Ее слова заглушил хрип двух мотоциклов, возникших рядом как из-под земли. Они вернулись. Они снова их нашли. Эмма сделала шаг назад и в панике прижалась к подруге. Грета сжала ее руку, готовясь к неприятной встрече.
— Где Ансельмо? — спросил Эмилиано, сходя со своего мотоцикла. — Мне надо с ним поговорить.
Он тоже знал о встрече 27.03 в 22.17. Значит, он прочитал дневник до последней страницы и расшифровал послание.
— Что тебе от него надо? — строго спросила Грета.

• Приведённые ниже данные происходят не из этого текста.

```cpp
template <class Cfg, int HD, int PM = POW_TWO> LRA_HD void stft_pc_block(const StftArgs<typename Cfg::real>& a_in, const int blk, Lds lds) {
    static_assert(pc_cfg_ok<Cfg>(), "producer / consumer mel kernel: one wave per frame, mirrored last pass, swizzled power row");
    using T = typename Cfg::real;
    using L = PcLayout<Cfg>;
    using RG = Regs2<Cfg, HD>;
    constexpr int NP = L::NP, TF = Cfg::TF;
    StftArgs<T> a = a_in;
    const int clip = blk / a.wg_per_clip;
    const int f_first = (blk % a.wg_per_clip) * a.frames_per_wg;
    const int iters = a.frames_per_wg / NP;
    const int left = a.n_frames - f_first;
    const int n_it = left < iters ? left : iters;
#ifdef LRA_HOSTSIM
    LRA_REGS(RG, prg, L::NT);
    LRA_REGS(PcRegs<Cfg>, crg, L::NT);
    LRA_PHASE(L::NT, tid) {
        const int w = tid / TF, tf = tid % TF;
        if (w < NP) pc_producer_prologue<Cfg, HD>(a, clip, f_first + w * iters, tf, LRA_R(prg));
        else pc_consumer_prologue<Cfg>(a, clip, f_first, iters, tf, LRA_R(crg), lds);
        if (tid < 2 * NP) pc_flag_store(lds, L::flags_off() + 4 * tid, 0);
    } LRA_PHASE_END
    for (int it = 0; it < n_it; ++it) {
        LRA_PHASE(L::NT, tid) {
            const int w = tid / TF, tf = tid % TF;
            if (w < NP) pc_producer_pass0<Cfg, HD>(a, clip, f_first + w * iters + it, it, it + 1 < iters, tf, LRA_R(prg), lds_sub(lds, L::frame_off(w)));
        } LRA_PHASE_END_SYNC(true)
#define LRA_PC_MID(p)                                                                                                                   \
        if (Cfg::P - 1 > p) {                                                                                                           \
            LRA_PHASE(L::NT, tid) {                                                                                                     \
                if (tid / TF < NP) pass_read<Cfg, (p < Cfg::P ? p : 0)>(LRA_R(prg).v, lds_sub(lds, L::frame_off(tid / TF)), tid % TF);  \
            } LRA_PHASE_END_SYNC(true)                                                                                                  \
            LRA_PHASE(L::NT, tid) {                                                                                                     \
                if (tid / TF < NP) pc_mid_dft_write<Cfg, (p < Cfg::P ? p : 0)>(LRA_R(prg).v, LRA_R(prg).treg, lds_sub(lds, L::frame_off(tid / TF)), tid % TF); \
            } LRA_PHASE_END_SYNC(true)                                                                                                  \
        }
        LRA_PC_MID(1)
        LRA_PC_MID(2)
#undef LRA_PC_MID
        LRA_PHASE(L::NT, tid) {
            if (tid / TF < NP) pc_last_read<Cfg, HD>(LRA_R(prg), lds_sub(lds, L::frame_off(tid / TF)), tid % TF);
        } LRA_PHASE_END_SYNC(true)
        LRA_PHASE(L::NT, tid) {
            const int w = tid / TF, tf = tid % TF, frame = f_first + w * iters + it;
            if (w < NP) pc_last_power_row<Cfg, HD, PM>(a, clip, frame, tf, LRA_R(prg), lds_sub(lds, L::pw_off(w)));
        } LRA_PHASE_END
        for (int s = 0; s < NP; ++s) {
            LRA_PHASE(L::NT, tid) {
                if (tid / TF == NP) pc_runs_read<Cfg>(LRA_R(crg), lds_sub(lds, L::pw_off(s)));
            } LRA_PHASE_END_SYNC(true)
            LRA_PHASE(L::NT, tid) {
                if (tid / TF == NP) pc_accumulate<Cfg>(a, tid % TF, LRA_R(crg), lds_sub(lds, L::rs_off()));
            } LRA_PHASE_END_SYNC(true)
            LRA_PHASE(L::NT, tid) {
                const int tf = tid % TF, frame = f_first + s * iters + it;
                if (tid / TF == NP && frame < a.n_frames) {
                    const bool last = it + 1 == iters || frame + 1 >= a.n_frames;
                    if (pc_tile_uniform<Cfg>(a)) {
                        if (s == 0) LRA_R(crg).mt[0] = pc_combine<Cfg, 0, true>(a, clip, frame, tf, it, last, LRA_R(crg), lds, LRA_R(crg).mt[0]);
                        else LRA_R(crg).mt[1] = pc_combine<Cfg, 1, true>(a, clip, frame, tf, it, last, LRA_R(crg), lds, LRA_R(crg).mt[1]);
                    } else {
                        if (s == 0) LRA_R(crg).mt[0] = pc_combine<Cfg, 0, false>(a, clip, frame, tf, it, last, LRA_R(crg), lds, LRA_R(crg).mt[0]);
                        else LRA_R(crg).mt[1] = pc_combine<Cfg, 1, false>(a, clip, frame, tf, it, last, LRA_R(crg), lds, LRA_R(crg).mt[1]);
                    }
                }
            } LRA_PHASE_END_SYNC(true)
        }
        sim::state().barrier();
    }
#else
    static_assert((TF & (TF - 1)) == 0 && L::pw_off(0) % 32 == 0 && L::PW % 32 == 0, "lane mask; power rows start on 32 bytes (v2_pw_addr_xor)");
    if (threadIdx.x < 2 * NP) pc_flag_store(lds, L::flags_off() + 4 * (int)threadIdx.x, 0);
    phase_sync<false>();
    const int wave = LRA_UNIFORM((int)(threadIdx.x / TF));
    if (wave < NP) {
        RG rg;
        const Lds fr = lds_sub(lds, L::frame_off(wave)), pwr = lds_sub(lds, L::pw_off(wave));
        {
            const int tf = (phase_tid() & (TF - 1));
            pc_producer_prologue<Cfg, HD>(a, clip, f_first + wave * iters, tf, rg);
        }
        pc_fence();
        for (int it = 0; it < n_it; ++it) {
            const int frame = f_first + wave * iters + it;
            v2_setprio<kPcPrioPA>();
            {
                const int tf = (phase_tid() & (TF - 1));
                pc_producer_pass0<Cfg, HD>(a, clip, frame, it, it + 1 < iters, tf, rg, fr);
            }
            pc_fence();
#define LRA_PC_MID(p)                                                                                    \
            if (Cfg::P - 1 > p) {                                                                        \
                { const int tf = (phase_tid() & (TF - 1)); pass_read<Cfg, (p < Cfg::P ? p : 0)>(rg.v, fr, tf); } \
                pc_fence();                                                                              \
                { const int tf = (phase_tid() & (TF - 1)); pc_mid_dft_write<Cfg, (p < Cfg::P ? p : 0)>(rg.v, rg.treg, fr, tf); } \
                pc_fence();                                                                              \
            }
            LRA_PC_MID(1)
            LRA_PC_MID(2)
#undef LRA_PC_MID
            int taken;
            {
                const int tf = (phase_tid() & (TF - 1));
                pc_last_read<Cfg, HD>(rg, fr, tf);
                taken = pc_flag_load(lds, L::consumed_off(wave));
            }
            pc_fence();
            v2_setprio<kPcPrioPS>();
            if (LRA_UNLIKELY(LRA_UNIFORM(taken) < it)) pc_wait(lds, L::consumed_off(wave), it, a.nonfinite_flag);
            {
                const int tf = (phase_tid() & (TF - 1));
                pc_last_power_row<Cfg, HD, PM>(a, clip, frame, tf, rg, pwr);
            }
            pc_fence();
            if ((phase_tid() & (TF - 1)) == 0) pc_flag_store(lds, L::ready_off(wave), it + 1);
            pc_fence();
        }
    } else {
        if (pc_tile_uniform<Cfg>(a)) pc_consumer<Cfg, true>(a, clip, f_first, iters, n_it, lds);
        else pc_consumer<Cfg, false>(a, clip, f_first, iters, n_it, lds);
    }
#endif
}

}
```

Before: 647.9 million.

## Make producer-consumer STFT kernel persistent with cost-model grid geometry

Converts the producer/consumer STFT kernel into a persistent grid. The grid is capped at the number of resident workgroups, and each workgroup walks several work items, re-reading its kernel arguments from the kernarg segment. Strip length is now picked by a cost model (items per workgroup times iters plus a fixed per-item cost) instead of a wave-fill heuristic. This is meant to cut tail effects and launch imbalance, at the price of an extra barrier between items and a more complex XCD remap for padded grids.

```diff
diff --git a/librosa_amd/csrc/lra_api.hip b/librosa_amd/csrc/lra_api.hip
--- a/librosa_amd/csrc/lra_api.hip
+++ b/librosa_amd/csrc/lra_api.hip
@@ -28,6 +28,7 @@
 #include "lra_probe.h"
 #include "lra_rng.h"
 #include "lra_mixed_launch.h"
+#include "lra_pc_geom.h"
 #include "lra_rhythm_launch.h"
 #include "lra_beat_launch.h"
 #include "lra_peaks_launch.h"
@@ -63,6 +64,7 @@
     hipStream_t stream = nullptr;
     int n_cu = 256;
     int opt_stft_iters = 0;
+    int opt_pc_grid = 0;
     int opt_istft_strip_groups = 0;
     int opt_variant = -1;
     int opt_autotune = 1;
@@ -315,6 +317,7 @@
     int mode = 0;
     long long batch = 0;
     int iters_opt = 0;
+    int pc_grid_opt = 0;
     int mel_tile_opt = 0;
     int n_cu = 256;
     void* out = nullptr;
@@ -432,35 +435,27 @@
         if (hd == 4) { LRA_PICKP(4) } else { LRA_PICKP(8) }
 #undef LRA_PICKP
         const int lds = PL::BYTES + lds_pad;
-        constexpr int fpb = PL::NP;
-        int iters = iters_opt;
-        if (iters <= 0) {
-            const int per_cu = resident_workgroups(reinterpret_cast<const void*>(kern), PL::NT, lds);
-            const long long conc = (long long)n_cu * (per_cu > 0 ? per_cu : 1);
-            int best_iters = 0;
-            double best_fill = -1.0;
-            for (int cand = 176; cand >= 24; --cand) {
-                const int wgpc = (a.n_frames + fpb * cand - 1) / (fpb * cand);
-                const int it = (a.n_frames + fpb * wgpc - 1) / (fpb * wgpc);
-                const double rounds = (double)(batch * wgpc) / (double)conc;
-                const double fill = (rounds <= 1.0 && rounds >= 0.6) ? 1.0 : rounds / std::ceil(rounds);
-                if (fill > best_fill + 0.02) { best_fill = fill; best_iters = it; }
-            }
-            iters = best_iters;
-            while (iters > 4 && batch * ((a.n_frames + fpb * iters - 1) / (fpb * iters)) < 2LL * n_cu) iters /= 2;
-        }
-        if (iters < 1) iters = 1;
+        const int per_cu = resident_workgroups(reinterpret_cast<const void*>(kern), PL::NT, lds);
+        const long long resident = (long long)n_cu * (per_cu > 0 ? per_cu : 1);
+        const PcGeom g = pc_geometry(batch, a.n_frames, PL::NP, resident, iters_opt, pc_grid_opt);
         a.rot_uniform = 0;
         a.mel_tile = 1;
-        a.frames_per_wg = fpb * iters;
-        a.wg_per_clip = (a.n_frames + a.frames_per_wg - 1) / a.frames_per_wg;
+        a.frames_per_wg = PL::NP * g.iters;
+        a.wg_per_clip = g.wg_per_clip;
         a.slot_bytes = PL::FRAME;
         a.shared_off = 0;
-        const long long grid = batch * a.wg_per_clip;
-        if (grid > 0x7ffffff0LL) { err = hipErrorInvalidConfiguration; return; }
-        a.n_blocks = (int)grid;
-        a.xcd_chunk = (xcd_remap && grid >= 64) ? (int)((grid + 7) / 8) : 0;
-        const long long launch_grid = a.xcd_chunk ? 8LL * a.xcd_chunk : grid;
+        if (g.items + g.grid + 8 > 0x7ffffff0LL) { err = hipErrorInvalidConfiguration; return; }
+        a.n_blocks = (int)g.items;
+        long long launch_grid = g.grid;
+        a.xcd_chunk = 0;
+        if (xcd_remap && g.items >= 64) {
+            const long long chunk = (g.items + 7) / 8;
+            const long long padded_grid = 8 * chunk <= g.grid + 7 && g.items <= g.grid ? 8 * chunk : g.grid / 8 * 8;
+            if (padded_grid >= 8) {
+                a.xcd_chunk = (int)chunk;
+                launch_grid = padded_grid;
+            }
+        }
         hipLaunchKernelGGL(kern, dim3((unsigned)launch_grid), dim3(PL::NT), lds, stream, a, a.y, out);
         err = hipGetLastError();
     }
@@ -1059,6 +1054,7 @@
         L.batch = batch;
         L.stream = ctx->stream;
         L.iters_opt = ctx->opt_stft_iters;
+        L.pc_grid_opt = ctx->opt_pc_grid;
         L.n_cu = ctx->n_cu;
         L.mel_tile_opt = ctx->opt_mel_tile;
         L.lds_pad = ctx->opt_lds_pad;
@@ -1772,6 +1768,7 @@
 int lra_ctx_set_option(lra_ctx* ctx, const char* key, int value) {
     if (!ctx || !key) return fail(LRA_EINVAL, "null argument");
     if (!std::strcmp(key, "stft_iters")) ctx->opt_stft_iters = value;
+    else if (!std::strcmp(key, "pc_grid")) ctx->opt_pc_grid = value > 0 ? value : 0;
     else if (!std::strcmp(key, "istft_strip_groups")) ctx->opt_istft_strip_groups = value;
     else if (!std::strcmp(key, "mel_tile")) ctx->opt_mel_tile = value;
     else if (!std::strcmp(key, "ablate")) (void)value;
diff --git a/librosa_amd/csrc/lra_fused.h b/librosa_amd/csrc/lra_fused.h
--- a/librosa_amd/csrc/lra_fused.h
+++ b/librosa_amd/csrc/lra_fused.h
@@ -36,16 +36,44 @@
     lra::stft_block2<Cfg, HD, MODE, PM>(a, blk, lds);
 }
 
+namespace lra {
+template <class T> struct PcKernArgs {
+    StftArgs<T> a;
+    const T* y;
+    void* out;
+};
+template <class Cfg, int HD, int PM, bool PRODUCER>
+__device__ __forceinline__ void stft_pc_item(StftArgs<typename Cfg::real> a, const typename Cfg::real* __restrict__ y, void* __restrict__ out, int blk, int wave, Lds lds) {
+    a.y = y;
+    a.Mel = static_cast<typename Cfg::real*>(out);
+    pc_role_item<Cfg, HD, PM, PRODUCER>(a, blk, wave, lds);
+}
+template <class Cfg, int HD, int PM, bool PRODUCER> __device__ __forceinline__ void stft_pc_walk(int wave, Lds lds) {
+    using KA = PcKernArgs<typename Cfg::real>;
+    auto kp = __builtin_amdgcn_kernarg_segment_ptr();
+    int item = (int)blockIdx.x;
+    while (true) {
+        asm volatile("" : "+s"(kp));
+        const KA* __restrict__ ka = (const KA*)kp;
+        const int chunk = ka->a.xcd_chunk;
+        if (chunk > 0 && (item >> 3) >= chunk) return;
+        const int blk = xcd_block(item, chunk);
+        if (blk >= ka->a.n_blocks) return;
+        if (item != (int)blockIdx.x) phase_sync<false>();
+        stft_pc_item<Cfg, HD, PM, PRODUCER>(ka->a, ka->y, ka->out, blk, wave, lds);
+        item += (int)gridDim.x;
+    }
+}
+}
 template <class Cfg, int HD, int PM>
-__global__ __launch_bounds__(lra::PcLayout<Cfg>::NT, 3) void stft_pc_kernel(lra::StftArgs<typename Cfg::real> a, const typename Cfg::real* __restrict__ y, void* __restrict__ out) {
+__global__ __launch_bounds__(lra::PcLayout<Cfg>::NT, 3) void stft_pc_kernel(lra::StftArgs<typename Cfg::real>, const typename Cfg::real* __restrict__, void* __restrict__) {
+    static_assert(alignof(lra::StftArgs<typename Cfg::real>) == 8 && sizeof(lra::StftArgs<typename Cfg::real>) % 8 == 0, "PcKernArgs mirrors the argument block");
     extern __shared__ __attribute__((aligned(32))) char lra_smem[];
     lra::Lds lds;
     lds.base = lra_smem;
-    a.y = y;
-    a.Mel = static_cast<typename Cfg::real*>(out);
-    const int blk = lra::xcd_block((int)blockIdx.x, a.xcd_chunk);
-    if (blk >= a.n_blocks) return;
-    lra::stft_pc_block<Cfg, HD, PM>(a, blk, lds);
+    const int wave = LRA_UNIFORM((int)(threadIdx.x / Cfg::TF));
+    if (wave < lra::PcLayout<Cfg>::NP) lra::stft_pc_walk<Cfg, HD, PM, true>(wave, lds);
+    else lra::stft_pc_walk<Cfg, HD, PM, false>(wave, lds);
 }
 
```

— Мою долю. В моем районе не занимаются бизнесом, если не платят мне дань.
Грета смотрела на него, ничего не понимая.
— Я тоже умею читать, знаешь ли, — сказал Эмилиано и, бросив взгляд на Эмму, добавил: — хоть и не хожу в школу с правильными девочками.
Эмма похолодела, боясь открыть рот.
— И я нашел много интересного в этом блокноте. Все эти доставки… вам не показалось это подозрительным?
Растерянные лица двух девочек говорили яснее любых слов.
— Не показалось, да? — ухмыльнулся Эмилиано. — Слушайте, мне все равно, что он сбывает, но я хочу мою долю. И я начну с сегодняшней доставки. А вы… вы ввязались в дурную историю, милочки.
За плечами Эмилиано раздалось громкое хрюканье.
— Уходите, оставьте нас в покое, — взмолилась Эмма.
И вот опять. Опять в минуту отчаяния появился Ансельмо. Ровно в 22.17 он пролетел через толпу велосипедистов и остановился перед Эмилиано.
— Добро пожаловать, — саркастично приветствовал его командир, — тебя-то нам и не хватало.
Ансельмо, не ответив, сошел с велосипеда, открыл свою почтальонскую сумку и вынул из нее пакет, обернутый в белую бумагу.
— Это тебе, — сказал он, бросив пакет Эмилиано.
Тот поймал его на лету.
— Ты хотел знать, что я сбываю? Открой пакет — узнаешь.
Эмилиано так и сделал, но нашел в нем совсем не то, что ожидал. Командир побледнел и прижал пакет к груди. Резко и быстро, как закрывают дверь в комнату, в которую никто никогда ни под каким предлогом не должен войти.
— Ублюдок! — набросился Эмилиано на Ансельмо, схватив его за футболку. — Где ты это взял?!
Ансельмо молчал.
— Говори!
— Разве я не должен молчать?
Да, командир велел ему молчать. Но теперь Ансельмо должен был все рассказать, пока из забытой комнаты не вышли тени прошлого, такого далекого, что оно казалось выцветшим сном. Пока тени не начали расспрашивать его о долгом жестоком молчании. Пока они не начали кричать, кричал Эмилиано:
— Ты должен мне сказать, кто тебе это дал!
Светлячки велосипедных фар повернулись к Эмилиано, привлеченные его криком, как светом свечи.
— Мы не любим мопеды, — произнес голос по ту сторону стены из светлячков.
— Так и катитесь отсюда, — захрюкал Штанга.
— Нет, вы не поняли, — сказал Шагалыч, выныривая из света фар, — это вы должны катиться отсюда.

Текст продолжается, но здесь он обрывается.